[Dataset entries]
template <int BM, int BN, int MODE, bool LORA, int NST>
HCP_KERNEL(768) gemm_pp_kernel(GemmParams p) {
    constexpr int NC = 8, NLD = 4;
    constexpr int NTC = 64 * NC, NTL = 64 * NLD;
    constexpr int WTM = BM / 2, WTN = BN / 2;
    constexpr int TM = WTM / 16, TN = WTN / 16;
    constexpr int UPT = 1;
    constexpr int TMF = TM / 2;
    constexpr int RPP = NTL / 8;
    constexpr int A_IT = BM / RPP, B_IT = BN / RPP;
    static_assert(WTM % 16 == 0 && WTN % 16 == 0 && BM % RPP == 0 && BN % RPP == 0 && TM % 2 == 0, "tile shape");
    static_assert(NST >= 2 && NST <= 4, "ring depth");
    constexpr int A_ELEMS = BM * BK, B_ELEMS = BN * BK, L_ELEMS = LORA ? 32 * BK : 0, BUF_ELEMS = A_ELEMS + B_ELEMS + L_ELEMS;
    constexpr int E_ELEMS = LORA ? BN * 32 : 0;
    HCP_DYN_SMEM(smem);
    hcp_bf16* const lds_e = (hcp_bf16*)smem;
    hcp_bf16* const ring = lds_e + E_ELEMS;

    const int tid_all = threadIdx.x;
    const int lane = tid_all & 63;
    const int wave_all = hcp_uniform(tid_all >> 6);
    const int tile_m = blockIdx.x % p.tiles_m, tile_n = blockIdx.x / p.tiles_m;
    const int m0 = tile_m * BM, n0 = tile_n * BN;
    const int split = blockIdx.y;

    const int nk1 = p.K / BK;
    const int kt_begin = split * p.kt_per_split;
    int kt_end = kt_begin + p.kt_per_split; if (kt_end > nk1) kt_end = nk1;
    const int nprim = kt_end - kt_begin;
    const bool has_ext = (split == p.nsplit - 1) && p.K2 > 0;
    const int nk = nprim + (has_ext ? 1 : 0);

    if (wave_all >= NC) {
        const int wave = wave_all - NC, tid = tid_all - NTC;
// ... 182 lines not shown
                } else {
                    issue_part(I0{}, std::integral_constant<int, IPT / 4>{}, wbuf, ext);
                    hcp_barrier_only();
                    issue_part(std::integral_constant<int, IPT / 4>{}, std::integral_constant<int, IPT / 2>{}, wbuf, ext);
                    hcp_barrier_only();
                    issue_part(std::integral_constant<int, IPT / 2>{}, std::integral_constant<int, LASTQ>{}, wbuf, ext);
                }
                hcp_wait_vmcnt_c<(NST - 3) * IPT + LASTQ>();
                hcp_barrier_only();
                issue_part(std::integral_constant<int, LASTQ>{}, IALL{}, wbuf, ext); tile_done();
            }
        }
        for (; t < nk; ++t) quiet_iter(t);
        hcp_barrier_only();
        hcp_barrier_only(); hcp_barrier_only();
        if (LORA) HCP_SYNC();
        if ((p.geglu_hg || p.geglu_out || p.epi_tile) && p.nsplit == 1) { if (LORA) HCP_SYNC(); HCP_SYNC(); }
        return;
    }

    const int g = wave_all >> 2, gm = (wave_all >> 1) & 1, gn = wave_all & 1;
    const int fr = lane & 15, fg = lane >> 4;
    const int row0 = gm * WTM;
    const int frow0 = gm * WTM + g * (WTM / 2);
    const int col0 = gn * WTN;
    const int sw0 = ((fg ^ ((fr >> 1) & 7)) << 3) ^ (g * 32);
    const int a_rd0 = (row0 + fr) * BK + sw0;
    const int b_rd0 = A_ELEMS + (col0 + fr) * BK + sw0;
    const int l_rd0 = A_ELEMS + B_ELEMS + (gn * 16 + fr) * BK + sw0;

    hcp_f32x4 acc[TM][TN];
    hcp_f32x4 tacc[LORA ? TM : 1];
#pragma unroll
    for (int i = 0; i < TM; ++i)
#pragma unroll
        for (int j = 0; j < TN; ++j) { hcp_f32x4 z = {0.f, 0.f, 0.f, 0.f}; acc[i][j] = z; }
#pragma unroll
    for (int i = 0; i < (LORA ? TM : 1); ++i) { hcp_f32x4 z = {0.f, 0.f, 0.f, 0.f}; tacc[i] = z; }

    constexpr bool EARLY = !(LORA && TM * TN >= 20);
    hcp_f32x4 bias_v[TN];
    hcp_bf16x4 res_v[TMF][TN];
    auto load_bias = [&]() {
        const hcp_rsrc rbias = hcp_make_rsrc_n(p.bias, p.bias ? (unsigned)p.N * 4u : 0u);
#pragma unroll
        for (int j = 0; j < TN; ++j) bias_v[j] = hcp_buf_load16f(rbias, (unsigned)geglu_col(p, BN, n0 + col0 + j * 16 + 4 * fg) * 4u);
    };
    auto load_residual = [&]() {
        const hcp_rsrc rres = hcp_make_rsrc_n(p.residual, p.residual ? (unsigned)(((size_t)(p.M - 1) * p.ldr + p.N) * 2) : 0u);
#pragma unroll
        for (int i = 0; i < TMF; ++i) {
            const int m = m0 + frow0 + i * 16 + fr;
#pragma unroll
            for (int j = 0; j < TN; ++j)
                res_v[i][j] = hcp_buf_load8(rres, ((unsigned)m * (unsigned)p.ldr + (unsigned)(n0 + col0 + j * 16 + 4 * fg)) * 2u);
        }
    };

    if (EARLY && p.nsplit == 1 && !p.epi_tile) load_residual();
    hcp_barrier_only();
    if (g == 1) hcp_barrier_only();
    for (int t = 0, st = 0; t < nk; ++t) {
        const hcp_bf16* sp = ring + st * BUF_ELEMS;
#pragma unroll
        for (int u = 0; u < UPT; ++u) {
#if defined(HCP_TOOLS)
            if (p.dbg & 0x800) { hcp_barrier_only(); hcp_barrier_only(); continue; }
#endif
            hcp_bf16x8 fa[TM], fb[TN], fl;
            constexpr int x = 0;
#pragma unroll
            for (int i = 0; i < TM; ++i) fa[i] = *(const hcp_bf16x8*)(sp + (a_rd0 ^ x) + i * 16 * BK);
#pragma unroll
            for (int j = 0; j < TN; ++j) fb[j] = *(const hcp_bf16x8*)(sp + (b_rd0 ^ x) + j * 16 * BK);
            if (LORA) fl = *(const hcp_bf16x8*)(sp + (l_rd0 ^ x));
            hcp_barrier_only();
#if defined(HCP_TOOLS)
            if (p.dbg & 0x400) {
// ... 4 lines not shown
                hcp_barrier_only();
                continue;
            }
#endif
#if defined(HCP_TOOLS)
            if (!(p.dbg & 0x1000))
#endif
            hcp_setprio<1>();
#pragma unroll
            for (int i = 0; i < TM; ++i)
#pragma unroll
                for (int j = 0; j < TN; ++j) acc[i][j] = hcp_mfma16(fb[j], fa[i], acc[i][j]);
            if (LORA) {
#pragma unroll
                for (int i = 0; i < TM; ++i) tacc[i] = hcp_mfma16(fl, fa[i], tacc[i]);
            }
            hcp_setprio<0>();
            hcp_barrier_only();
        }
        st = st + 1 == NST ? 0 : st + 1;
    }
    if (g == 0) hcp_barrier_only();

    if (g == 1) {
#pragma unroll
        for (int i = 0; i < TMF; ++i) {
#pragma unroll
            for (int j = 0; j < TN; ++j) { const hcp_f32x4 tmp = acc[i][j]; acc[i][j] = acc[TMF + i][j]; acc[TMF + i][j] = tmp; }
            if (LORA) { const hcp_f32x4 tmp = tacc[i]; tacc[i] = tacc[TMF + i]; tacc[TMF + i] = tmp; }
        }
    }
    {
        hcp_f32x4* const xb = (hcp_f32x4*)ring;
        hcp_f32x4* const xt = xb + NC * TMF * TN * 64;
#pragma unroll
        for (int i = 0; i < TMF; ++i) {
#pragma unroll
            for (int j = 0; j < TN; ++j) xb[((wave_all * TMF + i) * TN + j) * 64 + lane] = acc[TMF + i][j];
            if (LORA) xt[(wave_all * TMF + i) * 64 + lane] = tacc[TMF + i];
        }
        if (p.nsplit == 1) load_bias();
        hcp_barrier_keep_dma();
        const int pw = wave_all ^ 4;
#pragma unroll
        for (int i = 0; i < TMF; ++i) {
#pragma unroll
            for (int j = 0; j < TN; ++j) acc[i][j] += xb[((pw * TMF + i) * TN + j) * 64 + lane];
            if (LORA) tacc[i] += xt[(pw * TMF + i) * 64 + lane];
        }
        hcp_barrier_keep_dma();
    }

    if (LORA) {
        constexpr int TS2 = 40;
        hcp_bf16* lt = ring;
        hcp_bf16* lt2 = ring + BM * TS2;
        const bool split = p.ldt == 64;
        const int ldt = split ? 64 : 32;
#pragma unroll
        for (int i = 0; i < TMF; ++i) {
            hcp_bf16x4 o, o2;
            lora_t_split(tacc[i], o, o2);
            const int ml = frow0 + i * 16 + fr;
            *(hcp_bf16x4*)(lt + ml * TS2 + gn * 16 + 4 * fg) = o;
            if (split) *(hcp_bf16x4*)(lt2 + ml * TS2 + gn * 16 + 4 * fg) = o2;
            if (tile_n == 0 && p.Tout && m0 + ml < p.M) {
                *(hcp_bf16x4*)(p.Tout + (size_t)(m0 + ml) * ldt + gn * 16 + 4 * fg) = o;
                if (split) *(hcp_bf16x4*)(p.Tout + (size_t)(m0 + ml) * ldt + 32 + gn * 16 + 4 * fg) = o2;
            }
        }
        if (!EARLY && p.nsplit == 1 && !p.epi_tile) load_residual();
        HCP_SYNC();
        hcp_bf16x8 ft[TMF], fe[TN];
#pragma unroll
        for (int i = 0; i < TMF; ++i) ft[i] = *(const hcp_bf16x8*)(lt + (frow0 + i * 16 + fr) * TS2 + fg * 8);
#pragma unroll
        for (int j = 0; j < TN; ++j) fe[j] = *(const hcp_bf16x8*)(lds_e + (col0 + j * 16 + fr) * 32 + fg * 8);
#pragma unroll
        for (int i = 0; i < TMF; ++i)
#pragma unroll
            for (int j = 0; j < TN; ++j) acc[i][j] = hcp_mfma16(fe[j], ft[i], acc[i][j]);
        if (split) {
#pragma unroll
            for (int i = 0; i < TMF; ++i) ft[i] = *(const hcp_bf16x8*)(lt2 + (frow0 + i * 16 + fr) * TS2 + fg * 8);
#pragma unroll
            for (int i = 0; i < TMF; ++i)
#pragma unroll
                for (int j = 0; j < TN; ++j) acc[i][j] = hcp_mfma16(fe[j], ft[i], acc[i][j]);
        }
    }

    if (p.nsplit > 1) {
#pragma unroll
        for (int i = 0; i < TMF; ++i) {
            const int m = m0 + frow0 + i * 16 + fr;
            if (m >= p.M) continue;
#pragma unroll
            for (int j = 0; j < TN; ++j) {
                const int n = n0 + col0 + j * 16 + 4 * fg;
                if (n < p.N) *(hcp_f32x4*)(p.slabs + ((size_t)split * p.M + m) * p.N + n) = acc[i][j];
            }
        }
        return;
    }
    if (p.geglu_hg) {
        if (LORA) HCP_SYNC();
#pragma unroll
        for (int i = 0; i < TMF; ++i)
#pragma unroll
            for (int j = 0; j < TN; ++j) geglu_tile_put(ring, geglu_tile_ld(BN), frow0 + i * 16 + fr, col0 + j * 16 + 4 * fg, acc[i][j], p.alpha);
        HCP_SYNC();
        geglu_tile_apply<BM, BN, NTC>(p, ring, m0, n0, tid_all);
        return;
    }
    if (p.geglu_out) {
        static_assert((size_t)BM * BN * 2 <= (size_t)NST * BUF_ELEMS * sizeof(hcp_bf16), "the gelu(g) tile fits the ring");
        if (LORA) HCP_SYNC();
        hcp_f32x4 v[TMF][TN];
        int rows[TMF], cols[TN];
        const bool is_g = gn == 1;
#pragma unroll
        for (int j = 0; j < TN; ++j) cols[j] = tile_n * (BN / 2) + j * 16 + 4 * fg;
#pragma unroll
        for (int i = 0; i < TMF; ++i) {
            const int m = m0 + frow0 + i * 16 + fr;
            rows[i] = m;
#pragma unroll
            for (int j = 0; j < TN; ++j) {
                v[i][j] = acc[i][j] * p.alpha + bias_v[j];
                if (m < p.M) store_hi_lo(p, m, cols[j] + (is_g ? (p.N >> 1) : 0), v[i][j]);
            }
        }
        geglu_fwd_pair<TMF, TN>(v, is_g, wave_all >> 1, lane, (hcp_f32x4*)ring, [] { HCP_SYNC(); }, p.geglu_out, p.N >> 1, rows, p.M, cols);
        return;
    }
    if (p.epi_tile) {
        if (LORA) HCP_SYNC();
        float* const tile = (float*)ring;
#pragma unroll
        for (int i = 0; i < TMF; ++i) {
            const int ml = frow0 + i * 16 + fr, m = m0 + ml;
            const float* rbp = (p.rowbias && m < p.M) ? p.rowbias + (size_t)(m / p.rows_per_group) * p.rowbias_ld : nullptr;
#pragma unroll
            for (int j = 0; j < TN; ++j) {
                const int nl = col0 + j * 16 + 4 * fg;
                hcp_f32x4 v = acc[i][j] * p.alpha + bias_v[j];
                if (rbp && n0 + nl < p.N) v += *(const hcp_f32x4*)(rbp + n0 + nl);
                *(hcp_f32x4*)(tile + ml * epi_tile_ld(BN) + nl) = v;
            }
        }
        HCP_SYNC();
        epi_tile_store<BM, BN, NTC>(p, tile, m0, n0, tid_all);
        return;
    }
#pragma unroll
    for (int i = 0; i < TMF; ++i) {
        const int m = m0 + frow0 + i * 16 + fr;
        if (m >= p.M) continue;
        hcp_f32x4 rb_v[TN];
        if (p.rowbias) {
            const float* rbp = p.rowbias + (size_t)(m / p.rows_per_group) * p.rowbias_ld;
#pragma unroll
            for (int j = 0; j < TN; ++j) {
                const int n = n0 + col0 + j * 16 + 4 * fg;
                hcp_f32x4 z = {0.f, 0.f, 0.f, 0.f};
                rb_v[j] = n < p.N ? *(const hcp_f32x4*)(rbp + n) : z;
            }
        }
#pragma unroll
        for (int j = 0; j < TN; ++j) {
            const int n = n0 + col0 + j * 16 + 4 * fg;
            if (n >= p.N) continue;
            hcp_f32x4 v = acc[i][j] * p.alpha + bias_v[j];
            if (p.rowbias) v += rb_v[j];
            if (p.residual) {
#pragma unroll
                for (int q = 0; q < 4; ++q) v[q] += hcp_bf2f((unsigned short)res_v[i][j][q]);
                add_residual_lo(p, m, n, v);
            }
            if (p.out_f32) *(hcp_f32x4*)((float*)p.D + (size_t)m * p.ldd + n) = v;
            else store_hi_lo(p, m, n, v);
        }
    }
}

▶ **What is needed**
Scan the entries above for the string "smem" and copy each line that contains it.

▶ **Solution to this exercise**
    HCP_DYN_SMEM(smem);
    hcp_bf16* const lds_e = (hcp_bf16*)smem;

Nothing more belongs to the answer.